+86-511-85632289

Dec 02, 2019

Apa pengaruh 5g pada pengembangan kabel dan konektor coaxial

Revolusi 5g menjanjikan gigabit luar biasa per detik dan mendekati konektivitas instan. Diharapkan memiliki dampak besar pada banyak industri dan mengubah kehidupan miliaran konsumen dan pemasok di seluruh dunia. Seperti setiap generasi baru dari teknologi nirkabel, 5g akan sangat meningkatkan kecepatan dan kuantitas transmisi data kabel koaksial, tetapi ini akan memiliki konsekuensi yang lebih mendalam daripada sebelumnya.

5g lebih dari sekedar ponsel. Ini akan menjadi fondasi penting pengembangan aplikasi Internet of Things (IOT) dan virtual reality (VR) di semua lapisan masyarakat. Jaringan telekomunikasi generasi baru harus mendukung sejumlah besar lalu lintas data dan memastikan keterlambatan komunikasi yang sangat rendah untuk mencapai pengalaman pengguna yang lancar.

Meskipun spektrum frekuensi tinggi untuk 5g memberikan kapasitas dan kecepatan data baru yang signifikan, itu juga berarti jarak propagasi yang lebih pendek. Di daerah lalu lintas tinggi seperti kota, pusat kota dan kawasan bisnis, operator akan membutuhkan sejumlah besar sel yang lebih kecil dengan stasiun pangkalan daya rendah, yang akan menyediakan cakupan dan kapasitas yang diperlukan. Selain itu, untuk mencapai kecepatan data pengguna yang tinggi, sistem multi input multi output (MIMO) dengan puluhan antena diperlukan untuk meningkatkan sinyal saat dibutuhkan.

RG141-Nfemale

Untuk memahami tantangan terkait dengan penerapan 5g, sel makro 4G khas akan mencakup area sekitar 25 kilometer persegi.
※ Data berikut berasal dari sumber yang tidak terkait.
## Files before the change

### fastvim_amd/_lib.py

```python
import ctypes
import os
import threading

import torch

_PKG = os.path.dirname(os.path.abspath(__file__))
LIB_PATH = os.path.join(_PKG, "libfastvim_hip.so")

FV_F32, FV_BF16, FV_F16 = 0, 1, 2
_DTYPES = {torch.float32: FV_F32, torch.bfloat16: FV_BF16, torch.float16: FV_F16}

_lib = None

C_ABI_SYMBOLS = (
    "fv_last_error", "fv_version",
    "fv_selective_scan_fwd", "fv_selective_scan_bwd_workspace", "fv_selective_scan_bwd",
    "fv_causal_conv1d_fwd", "fv_causal_conv1d_bwd", "fv_scan_expand_skip_fwd",
    "fv_mixer_conv_pool_fwd", "fv_mixer_scan_fwd", "fv_mixer_xproj_scan_fwd_ok", "fv_mixer_xproj_scan_fwd", "fv_mixer_combine_fwd",
    "fv_mixer_bwd_blocks", "fv_mixer_combine_bwd", "fv_mixer_scan_bwd_chunks", "fv_mixer_scan_bwd_chunks_b",
    "fv_mixer_scan_bwd_ckpt_floats", "fv_mixer_scan_bwd_partials", "fv_mixer_scan_bwd", "fv_mixer_scan_bwd_dir", "fv_mixer_scan_bwd_ckpt", "fv_mixer_scan_bwd_segments", "fv_mixer_scan_bwd_seg_floats", "fv_mixer_scan_bwd_seg_partials", "fv_mixer_scan_bwd_seg_chunks", "fv_mixer_scan_bwd_seg", "fv_mixer_scan_fwd_ckpt", "fv_mixer_scan_ckpt_floats", "fv_mixer_scan_fwd_segments", "fv_mixer_scan_fwd_seg_floats", "fv_mixer_scan_fwd_seg", "fv_rows_segment_sum", "fv_rows_gather", "fv_mixer_conv_pool_bwd", "fv_mixer_conv_pool_bwd2_ok", "fv_mixer_conv_pool_bwd2", "fv_mixer_scan_bwd_xproj_ok", "fv_mixer_scan_bwd_xproj", "fv_chunk_rows_bf16", "fv_reduce_partials", "fv_reduce_partials_multi",
    "fv_add_norm_blocks", "fv_add_norm_fwd", "fv_add_norm_bwd", "fv_gemm_bf16", "fv_gemm_bf16_tn_grouped", "fv_gemm_bf16_tn_grouped_ld", "fv_mixer_xproj_fwd", "fv_mixer_xproj_bwd_slices", "fv_mixer_xproj_bwd", "fv_mixer_xproj_bwd2", "fv_mixer_xproj_bwd3_ok", "fv_mixer_xproj_bwd3", "fv_adamw_flat", "fv_soft_target_ce",
    "fv_patch_unfold", "fv_gemm_bf16_rowbias", "fv_mean_pool_fwd", "fv_mean_pool_bwd", "fv_droppath_table", "fv_scale_cast",
    "fv_column_sum", "fv_gemm_bf16_addnorm", "fv_gemm_bf16_dgrad_addnorm_blocks", "fv_gemm_bf16_dgrad_addnorm_bwd", "fv_gemm_bf16_dgrad_addnorm_bwd2", "fv_gemm_bf16_addnorm2", "fv_mixer_combine_out_proj_addnorm_ok", "fv_mixer_combine_out_proj_addnorm", "fv_gemm_f32",
    "fv_mixer_conv_pool_bwd_dgrad_ok", "fv_mixer_conv_pool_bwd_dgrad_blocks", "fv_mixer_conv_pool_bwd_dgrad", "fv_transpose_bf16_batched", "fv_gemm_bf16_tn_grouped_wide8",
    "fv_grad_sumsq_blocks", "fv_grad_sumsq_partials", "fv_adamw_flat_groups",
    "fv_pack_weight_frags_batched", "fv_mixer_conv_pool_bwd_dgrad_pk", "fv_mixer_combine_out_proj_addnorm_pk",
    "fv_mix_batch", "fv_patch_unfold_mix", "fv_mixup_target", "fv_label_ce",
    "fv_patch_unfold_chan", "fv_chan_embed_table", "fv_chan_embed_scatter",
    "fv_mixer_plan",
    "fv_bn1d_stats", "fv_bn1d_apply", "fv_bn1d_bwd", "fv_sgd_flat", "fv_lars_partials_per_segment", "fv_lars_sumsq_partials", "fv_lars_flat",
    "fv_tap_ln_blocks", "fv_tap_ln_fwd", "fv_tap_ln_bwd", "fv_ln2d_blocks", "fv_ln2d_fwd", "fv_ln2d_bwd",
)


_tls = threading.local()


class _DeviceGuarded:

    def __init__(self, cdll):
        self._cdll = cdll
# ... 67 lines not shown
```

### fastvim_amd/csrc/convpool_dgrad.hip

```cpp
#include "mixer_common.h"
#include "packed.h"
#include "gemm_tiles.h"

namespace {

constexpr int CD_DI = 384, CD_N = 192, CD_K = 2 * CD_DI, CD_BM = 64, CD_NT = 256, CD_NCH = CD_DI / 128;
constexpr int CD_RSA = CD_DI * 2 + 16;
constexpr int CD_RSB = CD_N * 2 + 16;
#ifndef CD_PDEPTH
#define CD_PDEPTH 4
#endif
#ifndef CD_SB_EVERY
#define CD_SB_EVERY 1
#endif
#ifndef CD_W2_PIPE
#define CD_W2_PIPE 1
#endif
constexpr int CD_PD = CD_PDEPTH;
constexpr int CD_KS = CD_K / 32;
constexpr int CD_ZST = CD_BM * BK * 2;
constexpr int CD_NZ = CD_DI / BK;
constexpr int CD_O_RING = CD_BM * CD_RSA;
constexpr int CD_SLOT = 12 * 128;
constexpr int CD_O_B = (CD_BM * CD_RSB + 255) / 256 * 256, CD_O_S = CD_O_B + 2 * 128 * BK * 2;
constexpr int CD_SMEM = CD_O_S + 4 * 32 * (64 * 2 + 16);
static_assert(CD_O_RING + 3 * CD_ZST <= CD_SMEM && CD_O_RING + 4 * CD_SLOT * 4 <= CD_SMEM, "LDS regions");
static_assert(2 * CD_SMEM <= 160 * 1024, "two workgroups per CU");
#ifndef CD_FORCE_PK
#define CD_FORCE_PK 0
#endif
#ifndef CD_DBG
#define CD_DBG 0
#endif

struct CdParams {
  const void* xz;
  const void* dob;
  const float* dxc;
  const void* dxc2;
  const float *wf, *bf, *wb, *bb, *Df, *Db;
  void* dxz;
  float* part;
  float pool_scale;
  Geo geo;
  int B;
  const bf16_t* Wt;
  long ldwt;
  const float* dres_out;
// ... 12 lines not shown
  int M;
};

__device__ __forceinline__ void cd_dma16(const void* base, uint32_t voff, uint32_t lds_dst) {
  asm volatile("s_mov_b32 m0, %2\n\ts_nop 0\n\tglobal_load_lds_dwordx4 %0, %1" ::"v"(voff), "s"(base), "s"(lds_dst) : "memory");
}

constexpr int cd_younger(int t) {
  constexpr int KX = CD_DI / 32;
  int n = 0;
  for (int q = KX + 2 * (t - 3) + 2; q < KX + 2 * t; q += 2) n += (q + CD_PD < CD_KS ? 6 : 0) + ((q - KX) / 2 + 3 < CD_NZ ? 2 : 0);
  return n;
}
static_assert(cd_younger(3) < 64 && cd_younger(4) < 64 && cd_younger(5) < 64, "vmcnt is a 6-bit counter");

template <int NT, bool X2, bool PK>
__global__ __launch_bounds__(CD_NT, 2) void conv_pool_bwd_dgrad_kernel(CdParams p) {
  extern __shared__ __attribute__((aligned(16))) char smem[];
  typedef PairVec<bf16_t, 1> P;
  const int tid = threadIdx.x, lane = tid & 63;
  const int wv = __builtin_amdgcn_readfirstlane(tid >> 6);
  const Geo g = p.geo;
  const int tiles = (g.rows + 3) / 4;
  const int bimg = blockIdx.x / tiles, i0 = (blockIdx.x - bimg * tiles) * 4;
  const int mimg = bimg * g.L;
  auto tok_of = [&](int rl) {
    const int w = rl >> 4, j = rl & 15;
    return (i0 + w < g.rows && j < g.cols) ? mimg + (i0 + w) * g.s_i + j * g.s_j : -1;
  };
  const int irow = i0 + wv;
  const bool wlive = irow < g.rows;
// ... 284 lines not shown
        ne_g[it][u][k] = p.dres_out ? *reinterpret_cast<const float4*>(p.dres_out + (size_t)rowc * CD_N + (k * 16 + lr) * 4)
                                    : make_float4(0.f, 0.f, 0.f, 0.f);
    }
  __syncthreads();
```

Sebaliknya, 5g mungkin membutuhkan 20 unit atau lebih untuk mencakup satu kilometer persegi. Selain itu, statistik menunjukkan bahwa 80% lalu lintas seluler terjadi di dalam ruangan. Mengingat sifat layanan 5g yang beragam, jumlah ini diperkirakan akan meningkat hingga 85%. Oleh karena itu, kualitas jaringan dalam ruang akan menjadi keunggulan kompetitif operator seluler 5g di masa mendatang.

Akibatnya, meskipun 5g adalah teknologi nirkabel, penyebarannya akan melibatkan lebih banyak perangkat yang terhubung dengan serat optik dan tembaga, baik dalam domain akses nirkabel atau kembali ke perutean dan infrastruktur jaringan inti. Selain itu, 5g akan membutuhkan lebih banyak antena daripada 4G. Itulah mengapa kebutuhan dunia yang terus-menerus untuk konektivitas yang lebih cepat dan lebih efisien membutuhkan infrastruktur kabel canggih untuk membuat 5g menjadi mungkin dan memecahkan hambatan-hambatan itu. Ketika operator telekomunikasi perlu menghubungkan antena microwave ke unit dalam ruangan, mereka memiliki tiga jenis kabel untuk dipilih: kabel koaksial, kabel serat optik atau kabel frekuensi tinggi twisted pair, yang semuanya membawa kelebihan dan kekurangan.